[BRIEF]
Set down, character for character, everything in the records below from the line holding "f.samples_per_frame = c->P.samples_per_frame;" down to the line holding "f.profile = c->cfg.profile", and no other line.

[MATERIAL PROVIDED]

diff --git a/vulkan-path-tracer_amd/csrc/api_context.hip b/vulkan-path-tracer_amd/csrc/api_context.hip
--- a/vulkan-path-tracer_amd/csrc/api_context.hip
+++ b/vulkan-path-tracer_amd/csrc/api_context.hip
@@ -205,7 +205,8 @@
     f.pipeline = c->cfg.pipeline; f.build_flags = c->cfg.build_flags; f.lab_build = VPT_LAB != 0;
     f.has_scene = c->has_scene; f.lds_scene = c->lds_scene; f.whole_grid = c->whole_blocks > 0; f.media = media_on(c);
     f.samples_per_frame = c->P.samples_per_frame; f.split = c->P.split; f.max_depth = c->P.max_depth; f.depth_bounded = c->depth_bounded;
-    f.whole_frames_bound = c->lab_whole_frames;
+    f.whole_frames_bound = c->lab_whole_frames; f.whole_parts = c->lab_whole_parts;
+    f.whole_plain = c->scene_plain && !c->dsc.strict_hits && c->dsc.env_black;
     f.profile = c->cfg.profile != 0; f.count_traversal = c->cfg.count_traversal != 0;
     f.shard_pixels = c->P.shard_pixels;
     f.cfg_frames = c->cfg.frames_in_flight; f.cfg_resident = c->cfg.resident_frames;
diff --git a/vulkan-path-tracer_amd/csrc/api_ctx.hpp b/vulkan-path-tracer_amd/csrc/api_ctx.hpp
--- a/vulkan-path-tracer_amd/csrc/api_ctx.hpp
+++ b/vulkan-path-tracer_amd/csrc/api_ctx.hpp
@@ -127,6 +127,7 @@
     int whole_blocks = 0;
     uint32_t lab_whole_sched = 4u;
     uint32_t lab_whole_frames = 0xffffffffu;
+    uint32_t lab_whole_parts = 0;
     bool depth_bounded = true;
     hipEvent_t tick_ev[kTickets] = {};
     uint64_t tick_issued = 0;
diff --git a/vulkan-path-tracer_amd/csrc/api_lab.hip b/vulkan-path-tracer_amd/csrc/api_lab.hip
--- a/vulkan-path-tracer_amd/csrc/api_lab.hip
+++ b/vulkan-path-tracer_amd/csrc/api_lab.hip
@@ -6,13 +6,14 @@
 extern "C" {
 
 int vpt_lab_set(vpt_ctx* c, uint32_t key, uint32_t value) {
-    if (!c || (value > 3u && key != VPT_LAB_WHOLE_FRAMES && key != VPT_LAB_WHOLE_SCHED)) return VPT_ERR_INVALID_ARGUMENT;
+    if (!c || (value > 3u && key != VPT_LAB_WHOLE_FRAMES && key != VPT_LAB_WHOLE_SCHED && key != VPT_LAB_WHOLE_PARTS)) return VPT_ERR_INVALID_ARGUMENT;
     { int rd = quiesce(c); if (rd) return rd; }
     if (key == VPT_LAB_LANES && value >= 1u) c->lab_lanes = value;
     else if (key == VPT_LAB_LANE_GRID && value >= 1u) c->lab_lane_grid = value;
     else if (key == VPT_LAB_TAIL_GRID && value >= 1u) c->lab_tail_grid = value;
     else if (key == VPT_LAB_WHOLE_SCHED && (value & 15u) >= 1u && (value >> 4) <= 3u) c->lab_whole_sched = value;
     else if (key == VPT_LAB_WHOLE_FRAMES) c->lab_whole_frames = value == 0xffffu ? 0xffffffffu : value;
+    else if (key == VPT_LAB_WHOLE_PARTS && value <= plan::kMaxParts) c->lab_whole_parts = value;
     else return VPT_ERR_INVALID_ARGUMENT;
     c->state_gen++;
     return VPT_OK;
...
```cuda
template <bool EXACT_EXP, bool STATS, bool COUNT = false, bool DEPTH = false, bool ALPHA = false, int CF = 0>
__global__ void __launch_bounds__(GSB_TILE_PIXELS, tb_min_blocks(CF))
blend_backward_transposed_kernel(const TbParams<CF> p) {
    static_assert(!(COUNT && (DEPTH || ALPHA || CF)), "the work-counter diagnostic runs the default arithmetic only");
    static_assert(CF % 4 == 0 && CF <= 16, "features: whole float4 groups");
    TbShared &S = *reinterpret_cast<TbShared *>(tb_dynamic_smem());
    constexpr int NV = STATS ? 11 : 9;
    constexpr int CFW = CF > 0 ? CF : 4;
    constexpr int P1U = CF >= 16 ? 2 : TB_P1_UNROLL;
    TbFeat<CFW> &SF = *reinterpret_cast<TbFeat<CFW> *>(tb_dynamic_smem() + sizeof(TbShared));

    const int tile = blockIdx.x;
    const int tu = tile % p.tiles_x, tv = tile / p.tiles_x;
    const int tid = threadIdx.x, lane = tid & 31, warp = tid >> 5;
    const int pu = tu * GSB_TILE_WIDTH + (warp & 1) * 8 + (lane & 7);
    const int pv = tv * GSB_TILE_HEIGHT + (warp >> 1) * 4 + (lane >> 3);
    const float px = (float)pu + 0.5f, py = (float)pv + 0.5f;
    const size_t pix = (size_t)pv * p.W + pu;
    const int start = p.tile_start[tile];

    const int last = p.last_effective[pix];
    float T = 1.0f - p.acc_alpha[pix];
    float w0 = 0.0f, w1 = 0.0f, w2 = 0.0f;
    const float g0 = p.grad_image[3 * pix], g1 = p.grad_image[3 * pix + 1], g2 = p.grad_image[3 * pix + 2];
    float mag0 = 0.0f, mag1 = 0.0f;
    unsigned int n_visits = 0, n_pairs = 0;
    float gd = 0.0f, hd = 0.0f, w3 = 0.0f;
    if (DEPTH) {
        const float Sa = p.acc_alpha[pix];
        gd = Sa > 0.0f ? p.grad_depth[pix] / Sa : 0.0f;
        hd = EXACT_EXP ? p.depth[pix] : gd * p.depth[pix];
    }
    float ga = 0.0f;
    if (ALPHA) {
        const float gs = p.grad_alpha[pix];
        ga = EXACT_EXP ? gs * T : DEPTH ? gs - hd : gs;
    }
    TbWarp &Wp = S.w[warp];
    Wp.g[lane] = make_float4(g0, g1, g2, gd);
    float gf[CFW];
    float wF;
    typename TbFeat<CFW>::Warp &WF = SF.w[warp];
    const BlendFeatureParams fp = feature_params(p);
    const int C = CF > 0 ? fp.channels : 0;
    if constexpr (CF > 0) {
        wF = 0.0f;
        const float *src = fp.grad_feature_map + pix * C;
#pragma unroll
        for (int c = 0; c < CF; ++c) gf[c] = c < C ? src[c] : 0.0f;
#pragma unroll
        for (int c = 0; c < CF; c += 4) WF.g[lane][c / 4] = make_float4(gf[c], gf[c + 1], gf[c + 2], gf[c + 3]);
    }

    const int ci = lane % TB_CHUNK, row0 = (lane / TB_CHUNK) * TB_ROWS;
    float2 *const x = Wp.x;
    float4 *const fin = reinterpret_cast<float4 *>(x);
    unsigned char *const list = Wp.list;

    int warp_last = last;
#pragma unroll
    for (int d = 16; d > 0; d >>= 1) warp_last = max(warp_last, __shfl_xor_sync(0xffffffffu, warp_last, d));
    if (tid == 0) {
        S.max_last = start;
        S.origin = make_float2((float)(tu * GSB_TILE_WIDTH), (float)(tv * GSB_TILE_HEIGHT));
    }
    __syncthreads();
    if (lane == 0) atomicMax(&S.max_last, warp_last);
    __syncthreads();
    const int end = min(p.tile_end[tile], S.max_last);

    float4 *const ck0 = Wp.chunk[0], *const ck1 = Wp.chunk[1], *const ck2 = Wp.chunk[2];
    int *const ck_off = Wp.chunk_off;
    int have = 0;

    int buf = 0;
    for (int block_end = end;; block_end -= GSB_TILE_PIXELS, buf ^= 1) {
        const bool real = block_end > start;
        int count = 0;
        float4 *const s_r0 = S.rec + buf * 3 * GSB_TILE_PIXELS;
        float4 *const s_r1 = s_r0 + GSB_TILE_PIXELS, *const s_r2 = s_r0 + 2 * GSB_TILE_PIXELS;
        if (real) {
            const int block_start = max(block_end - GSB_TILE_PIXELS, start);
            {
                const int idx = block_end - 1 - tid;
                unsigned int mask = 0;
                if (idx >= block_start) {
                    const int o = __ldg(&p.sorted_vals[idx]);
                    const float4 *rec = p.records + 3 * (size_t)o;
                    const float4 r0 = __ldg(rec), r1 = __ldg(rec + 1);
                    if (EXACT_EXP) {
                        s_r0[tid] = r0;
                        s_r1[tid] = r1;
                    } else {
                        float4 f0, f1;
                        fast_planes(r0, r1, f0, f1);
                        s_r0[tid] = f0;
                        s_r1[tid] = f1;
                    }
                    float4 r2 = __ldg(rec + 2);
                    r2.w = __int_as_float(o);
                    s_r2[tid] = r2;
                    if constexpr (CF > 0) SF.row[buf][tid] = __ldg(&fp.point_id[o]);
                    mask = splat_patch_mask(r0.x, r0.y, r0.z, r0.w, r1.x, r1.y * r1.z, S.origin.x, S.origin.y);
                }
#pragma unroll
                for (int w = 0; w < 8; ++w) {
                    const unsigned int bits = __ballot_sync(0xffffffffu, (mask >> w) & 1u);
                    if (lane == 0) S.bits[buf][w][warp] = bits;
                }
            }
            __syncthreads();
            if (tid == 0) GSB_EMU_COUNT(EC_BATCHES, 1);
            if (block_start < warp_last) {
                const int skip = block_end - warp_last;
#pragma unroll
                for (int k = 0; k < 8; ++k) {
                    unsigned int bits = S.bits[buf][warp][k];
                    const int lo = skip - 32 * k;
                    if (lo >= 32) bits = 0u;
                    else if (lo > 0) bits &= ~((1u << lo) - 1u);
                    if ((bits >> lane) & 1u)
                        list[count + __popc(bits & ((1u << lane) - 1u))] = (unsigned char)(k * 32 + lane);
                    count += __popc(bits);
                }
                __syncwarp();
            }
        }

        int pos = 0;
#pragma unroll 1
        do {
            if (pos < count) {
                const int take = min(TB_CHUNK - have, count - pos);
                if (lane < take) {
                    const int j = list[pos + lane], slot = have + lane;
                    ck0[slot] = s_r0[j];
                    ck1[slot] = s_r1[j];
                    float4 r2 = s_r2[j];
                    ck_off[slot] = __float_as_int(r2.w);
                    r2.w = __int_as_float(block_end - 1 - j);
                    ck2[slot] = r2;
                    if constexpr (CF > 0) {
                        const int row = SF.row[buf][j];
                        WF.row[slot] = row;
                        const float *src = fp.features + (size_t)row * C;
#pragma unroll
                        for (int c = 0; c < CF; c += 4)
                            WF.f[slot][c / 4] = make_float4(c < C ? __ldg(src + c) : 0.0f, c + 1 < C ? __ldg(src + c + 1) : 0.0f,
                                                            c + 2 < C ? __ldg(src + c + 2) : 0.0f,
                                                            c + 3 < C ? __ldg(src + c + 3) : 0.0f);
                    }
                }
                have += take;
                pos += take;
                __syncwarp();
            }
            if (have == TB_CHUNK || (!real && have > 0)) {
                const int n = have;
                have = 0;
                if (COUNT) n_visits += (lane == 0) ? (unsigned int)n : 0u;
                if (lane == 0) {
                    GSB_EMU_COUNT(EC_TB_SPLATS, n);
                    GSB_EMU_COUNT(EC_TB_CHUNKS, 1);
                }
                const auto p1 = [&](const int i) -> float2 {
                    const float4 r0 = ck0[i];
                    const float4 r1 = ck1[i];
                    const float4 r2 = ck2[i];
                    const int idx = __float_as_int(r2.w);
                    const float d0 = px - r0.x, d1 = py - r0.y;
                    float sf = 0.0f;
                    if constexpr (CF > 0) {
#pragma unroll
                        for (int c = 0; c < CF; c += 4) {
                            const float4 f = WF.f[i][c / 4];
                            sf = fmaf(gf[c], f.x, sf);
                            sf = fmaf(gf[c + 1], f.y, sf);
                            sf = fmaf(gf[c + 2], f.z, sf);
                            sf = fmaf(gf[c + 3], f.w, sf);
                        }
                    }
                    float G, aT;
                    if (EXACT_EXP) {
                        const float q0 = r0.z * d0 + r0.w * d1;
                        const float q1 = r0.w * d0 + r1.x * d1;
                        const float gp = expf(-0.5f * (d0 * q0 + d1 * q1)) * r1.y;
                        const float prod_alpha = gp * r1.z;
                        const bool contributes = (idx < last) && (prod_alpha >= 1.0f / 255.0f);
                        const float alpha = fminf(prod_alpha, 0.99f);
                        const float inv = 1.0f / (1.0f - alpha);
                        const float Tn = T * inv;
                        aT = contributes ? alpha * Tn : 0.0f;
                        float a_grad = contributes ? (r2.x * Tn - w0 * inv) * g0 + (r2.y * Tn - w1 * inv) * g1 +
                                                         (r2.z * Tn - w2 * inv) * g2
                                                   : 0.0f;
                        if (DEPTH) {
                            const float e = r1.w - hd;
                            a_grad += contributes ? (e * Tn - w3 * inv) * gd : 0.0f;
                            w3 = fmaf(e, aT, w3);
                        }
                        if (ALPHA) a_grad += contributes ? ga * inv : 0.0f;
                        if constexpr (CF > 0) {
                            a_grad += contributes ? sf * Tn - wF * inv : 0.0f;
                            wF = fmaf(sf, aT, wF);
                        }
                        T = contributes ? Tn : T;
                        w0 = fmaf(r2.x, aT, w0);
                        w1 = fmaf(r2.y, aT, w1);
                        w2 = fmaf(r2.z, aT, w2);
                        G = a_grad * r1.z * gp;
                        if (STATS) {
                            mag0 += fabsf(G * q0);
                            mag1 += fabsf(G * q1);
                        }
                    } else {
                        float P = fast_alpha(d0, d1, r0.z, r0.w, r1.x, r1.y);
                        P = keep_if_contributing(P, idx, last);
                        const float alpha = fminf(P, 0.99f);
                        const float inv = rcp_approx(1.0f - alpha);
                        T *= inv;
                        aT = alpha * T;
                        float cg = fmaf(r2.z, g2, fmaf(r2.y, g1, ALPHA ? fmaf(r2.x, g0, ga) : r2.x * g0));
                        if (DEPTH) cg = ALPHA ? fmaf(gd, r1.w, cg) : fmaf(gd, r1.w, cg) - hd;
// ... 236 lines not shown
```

[SOLVED PROBLEM]
     f.samples_per_frame = c->P.samples_per_frame; f.split = c->P.split; f.max_depth = c->P.max_depth; f.depth_bounded = c->depth_bounded;
-    f.whole_frames_bound = c->lab_whole_frames;
+    f.whole_frames_bound = c->lab_whole_frames; f.whole_parts = c->lab_whole_parts;
+    f.whole_plain = c->scene_plain && !c->dsc.strict_hits && c->dsc.env_black;
     f.profile = c->cfg.profile != 0; f.count_traversal = c->cfg.count_traversal != 0;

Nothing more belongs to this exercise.